The "health safety and welfare of my citizens is my top priority," he said. "We're going to keep the cattle on the range and the roads open," referencing two areas federal managers have focused on.

What exactly happens to these sheriffs over time, and as conflicts rage, remains to be seen.

Back in Oregon, Sheriff Palmer's relationship with the leaders of the armed occupation at the wildlife refuge raised concerns it could throw gasoline onto an already volatile situation. And the Oregon State Sheriff’s Association is considering a citizen request to investigate Palmer, though he insists he has done nothing wrong.

“I was invited to go to the refuge by Ammon Bundy; I declined,” he told BuzzFeed News. "There is nothing else to it."

Palmer said in his email that he is refusing to comment to any and all media because his comments have been taken out of context.

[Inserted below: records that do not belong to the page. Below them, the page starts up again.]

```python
class _WeightJob(ctypes.Structure):
    _fields_ = [('src', ctypes.c_void_p), ('dst_f', ctypes.c_void_p), ('dst_d', ctypes.c_void_p), ('amax_f', ctypes.c_void_p),
                ('amax_d', ctypes.c_void_p), ('Cout', ctypes.c_int), ('Cin', ctypes.c_int), ('T', ctypes.c_int), ('sets', ctypes.c_int),
                ('m', ctypes.c_int), ('first_block', ctypes.c_int)]


class WeightJobTable:

    def __init__(self, jobs, pack, dev):
        self.n = len(jobs)
        self.host = (_WeightJob * self.n)()
        first = 0
        for j, d in zip(self.host, jobs):
            j.src, j.dst_f, j.dst_d, j.amax_f, j.amax_d = (_p(d.get(k)) or None for k in ('src', 'dst_f', 'dst_d', 'amax_f', 'amax_d'))
            j.Cout, j.Cin, j.T, j.sets, j.m, j.first_block = d['Cout'], d['Cin'], d['T'], d.get('sets', 1), d.get('m', 0), first
            first += lib().pfst_weight_job_blocks(ctypes.addressof(j), pack)
        self.blocks = first
        self.dev = torch.frombuffer(bytearray(bytes(self.host)), dtype=U8).to(dev)
        self.keep = [t for d in jobs for t in d.values() if torch.is_tensor(t)]

    def run(self, name):
        call(name, ctypes.addressof(self.host), self.dev.data_ptr(), self.n, _stream())


BNL_MAX_C = 2048


def conv_fprop_bnl_ok(cin, cout, ksize, stride=1, pad=0):
# ... 1213 lines not shown
```

Before: 29.99 images/s.

## Add warp-specialized halo-tile kernel for small-channel 3x3 f16x3 convs

Adds a persistent 3x3 stride-1 conv kernel for 32/64-input-channel layers. Four producer waves load each output tile's input halo patch once, split it to fp16 hi/lo pieces into LDS, and prefetch the next tile. Four consumer waves run MFMA against that shared patch, replacing the per-tap gather and split of the generic small kernel. The cost is a large dynamic LDS allocation (one workgroup per CU), extra barriers between producer and consumers, and a new code path enabled by default for eligible layers.

After: 30.06 images/s, median of 6. About the same (+0.2%).

```diff
diff --git a/include/pfst_hip.h b/include/pfst_hip.h
--- a/include/pfst_hip.h
+++ b/include/pfst_hip.h
@@ -90,6 +90,7 @@
                           const float* bnl, pfst_stream_t stream);
 int pfst_f16x3_set_slots(int slots);
 int pfst_f16x3_chain_grid(long long total_tiles, int chainable);
+int pfst_f16x3_set_halo(int enabled);
 int pfst_f16x3_split_probe(const float* x, long long n, const float* amax, unsigned* pieces_loop, unsigned* pieces_loop4,
                            unsigned* pieces_plain, pfst_stream_t stream);
 int pfst_wino_gemm_f16x3(const float* V, const void* U4, const float* u_amax, const float* v_amax, float* Mbuf, int N, int K,
diff --git a/pfst_amd/csrc/conv_f16x3.hip b/pfst_amd/csrc/conv_f16x3.hip
--- a/pfst_amd/csrc/conv_f16x3.hip
+++ b/pfst_amd/csrc/conv_f16x3.hip
@@ -521,6 +521,182 @@
                                  w_amax, in_amax, Y, Z, chain, bnb, gate);
 }
 
+constexpr size_t HALO_LDS_MAX = 160 * 1024;
+constexpr int HALO_SLOTS = 2;
+__host__ __device__ __forceinline__ void halo_patch_geom(int p0, int P, int W, int& y0, int& cx0, int& pw, int& pr) {
+  const int p1 = (p0 + BN < P ? p0 + BN : P) - 1;
+  y0 = p0 / W;
+  const int y1 = p1 / W;
+  if (y0 == y1) {
+    cx0 = p0 - y0 * W - 1;
+    pw = p1 - p0 + 3;
+  } else {
+    cx0 = -1;
+    pw = W + 2;
+  }
+  pr = y1 - y0 + 3;
+}
+
+template <int SPT>
+__global__ __launch_bounds__(512, 1) void conv_igemm_f16x3_halo_kernel(
+    const float* __restrict__ in, i64 in_bs, const uint4* __restrict__ wk4, const float* __restrict__ bias, float* __restrict__ out, i64 out_bs,
+    int H, int W, int M, int tb, int tc, int accumulate, float* __restrict__ stats, int stats_T, const float* __restrict__ w_amax,
+    const float* __restrict__ in_amax, int Z, int chain) {
+  constexpr int C = 32 * SPT, CB8 = C / 8, KP = 9 * SPT, KT16 = (C / 16) * 9;
+  extern __shared__ uint4 halo_smem[];
+  uint4* const Ps = halo_smem;
+
+  const int tid = threadIdx.x, lane = tid & 63, wid = __builtin_amdgcn_readfirstlane(tid >> 6);
+  const int P = H * W;
+  const int gx = (P + BN - 1) / BN, total = gx * Z, G = gridDim.x;
+  constexpr unsigned OOB = 0x80000000u;
+  const int b_chan = P * 4;
+  const int eb = amax_exponent(amax_read(in_amax));
+  auto tile_of = [&](int lin, int& n, int& bx) {
+    n = lin / gx;
+    int by;
+    pfst_tile_order(lin - n * gx, gx, 1, 1, bx, by);
+  };
+
+  if (wid >= 4) {
+    const int lt = tid - 256;
+    const float sb = __builtin_bit_cast(float, __builtin_amdgcn_readfirstlane(__builtin_bit_cast(int, scale_of(eb))));
+    float raw[HALO_SLOTS][CB8][8];
+    auto issue = [&](int lin) {
+      int n, bx, y0, cx0, pw, pr;
+      tile_of(lin, n, bx);
+      halo_patch_geom(bx * BN, P, W, y0, cx0, pw, pr);
+      const int npx = pw * pr;
+      const __amdgpu_buffer_rsrc_t b_rsrc = __builtin_amdgcn_make_buffer_rsrc(const_cast<float*>(in) + (i64)n * in_bs, 0, C * P * 4, 0x00020000);
+#pragma unroll
+      for (int s = 0; s < HALO_SLOTS; ++s) {
+        if (__builtin_amdgcn_readfirstlane(lt & ~63) + 256 * s < npx) {
+          const int pp = lt + 256 * s;
+          const int r = pp / pw, c = pp - r * pw;
+          const int iy = y0 - 1 + r, ix = cx0 + c;
+          const unsigned voff = (pp < npx) & (iy >= 0) & (iy < H) & (ix >= 0) & (ix < W) ? 4u * (unsigned)(iy * W + ix) : OOB;
+#pragma unroll
+          for (int cb8 = 0; cb8 < CB8; ++cb8) {
+#pragma unroll
+            for (int i = 0; i < 8; ++i)
+              raw[s][cb8][i] = __builtin_bit_cast(float, __builtin_amdgcn_raw_buffer_load_b32(b_rsrc, voff, (cb8 * 8 + i) * b_chan, 0));
+          }
+        }
+      }
+    };
+    auto flush = [&](int lin) {
+      int n, bx, y0, cx0, pw, pr;
+      tile_of(lin, n, bx);
+      halo_patch_geom(bx * BN, P, W, y0, cx0, pw, pr);
+      const int npx = pw * pr;
+#pragma unroll
+      for (int s = 0; s < HALO_SLOTS; ++s) {
+        const int pp = lt + 256 * s;
+        if (pp < npx) {
+#pragma unroll
+          for (int cb8 = 0; cb8 < CB8; ++cb8) {
+            SplitF16 st;
+            static_for<24>([&](auto kc) { split_op_f16<decltype(kc)::value>(raw[s][cb8], sb, st); });
+            uint4* const dst = Ps + cb8 * NP * npx + pp;
+            dst[0] = make_uint4(st.h[0], st.h[1], st.h[2], st.h[3]);
+            dst[npx] = make_uint4(st.l[0], st.l[1], st.l[2], st.l[3]);
+          }
+        }
+      }
+    };
+#pragma unroll
+    for (int s = 0; s < HALO_SLOTS; ++s)
+#pragma unroll
+      for (int cb8 = 0; cb8 < CB8; ++cb8)
+#pragma unroll
+        for (int i = 0; i < 8; ++i) raw[s][cb8][i] = 0.f;
+    issue(blockIdx.x);
+    for (int lin = blockIdx.x; lin < total; lin += G) {
+      flush(lin);
+      __syncthreads();
+      if (lin + G < total) issue(lin + G);
+      __syncthreads();
+    }
+    return;
+  }
+
+  const int wm0 = (wid / 2) * 32, wn0 = (wid % 2) * 64;
+  const int l31 = lane & 31, lh = lane >> 5;
+  float* const stats_mm = (stats && (chain & 2)) ? stats + (i64)2 * M * stats_T : nullptr;
+  const bool nt_out = KP <= 16 && (chain & 4) != 0;
+  const int ea = amax_exponent(amax_read(w_amax));
+  const int a_chunk = 2 * M * 16;
+  const unsigned a_voff = wm0 + l31 < M ? 16u * ((unsigned)lh * (unsigned)M + (unsigned)(wm0 + l31)) : OOB;
+  const __amdgpu_buffer_rsrc_t a_rsrc = __builtin_amdgcn_make_buffer_rsrc(const_cast<uint4*>(wk4), 0, KT16 * 2 * NP * M * 16, 0x00020000);
+  pfst_f32x16 acc32[1][2];
+#pragma unroll
+  for (int j = 0; j < 2; ++j)
+#pragma unroll
+    for (int r = 0; r < 16; ++r) acc32[0][j][r] = 0.f;
+
+  for (int lin = blockIdx.x; lin < total; lin += G) {
+    int n, bx, y0, cx0, pw, pr;
+    tile_of(lin, n, bx);
+    const int p0 = bx * BN;
+    halo_patch_geom(p0, P, W, y0, cx0, pw, pr);
+    const int npx = pw * pr;
+    constexpr int AHEAD = 2;
+    f16x8 af[AHEAD + 1][2][NP];
+    f16x8 bf[2][2][2][NP];
+    auto load_a = [&](auto kc) {
+      constexpr int k = decltype(kc)::value;
+#pragma unroll
+      for (int t = 0; t < 2; ++t)
+#pragma unroll
+        for (int pl = 0; pl < NP; ++pl)
+          af[k % (AHEAD + 1)][t][pl] = __builtin_bit_cast(f16x8, __builtin_amdgcn_raw_buffer_load_b128(a_rsrc, a_voff, ((2 * k + t) * NP + pl) * a_chunk, 0));
+    };
+    static_for<AHEAD>([&](auto kc) { load_a(kc); });
+    int lb[2];
+#pragma unroll
+    for (int j = 0; j < 2; ++j) {
+      const int p = p0 + wn0 + j * 32 + l31;
+      const int oy = p / W, ox = p - oy * W;
+      lb[j] = (p < P ? (oy - y0) * pw + (ox - cx0) : 1) + lh * NP * npx;
+    }
+    auto read_b = [&](auto kc) {
+      constexpr int k = decltype(kc)::value, tap = k / SPT, cb = k % SPT, ty = tap / 3, tx = tap % 3;
+      const int so = cb * 4 * NP * npx + (ty * tb + tc + 1) * pw + (tx * tb + tc);
+#pragma unroll
+      for (int t = 0; t < 2; ++t)
+#pragma unroll
+        for (int j = 0; j < 2; ++j)
+#pragma unroll
+          for (int pl = 0; pl < NP; ++pl) bf[k % 2][t][j][pl] = __builtin_bit_cast(f16x8, Ps[lb[j] + so + (t * 2 * NP + pl) * npx]);
+    };
+    __syncthreads();
+    read_b(std::integral_constant<int, 0>());
+    static_for<KP>([&](auto kc) {
+      constexpr int k = decltype(kc)::value;
+      if constexpr (k + AHEAD < KP) load_a(std::integral_constant<int, k + AHEAD>());
+      if constexpr (k + 1 < KP) read_b(std::integral_constant<int, k + 1>());
+      static_for<12>([&](auto mc) {
+        constexpr int m = decltype(mc)::value;
+        constexpr int prod = m / 4, rem = m % 4, t = rem / 2, j = rem & 1;
+        constexpr int pa = prod == 0 ? 1 : 0, pb = prod == 1 ? 1 : 0;
+        acc32[0][j] = __builtin_amdgcn_mfma_f32_32x32x16_f16(af[k % (AHEAD + 1)][t][pa], bf[k % 2][t][j][pb], acc32[0][j], 0, 0, 0);
+      });
+    });
+    __syncthreads();
+
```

Mack, however, defended Palmer, noting it was the Grant County Sheriff who was honored with the first Sheriff of the Year award by the Constitutional Sheriff and Peace Officers Association.

“He didn’t ambush anybody, and the militias didn’t ambush anybody,” Mack said, adding that Palmer has been “fighting the federal government” for 15 years.

“They just don’t get it, not to abuse people in their community, and he has taken a very courageous stand,” Mack said. “A man like that should be honored.”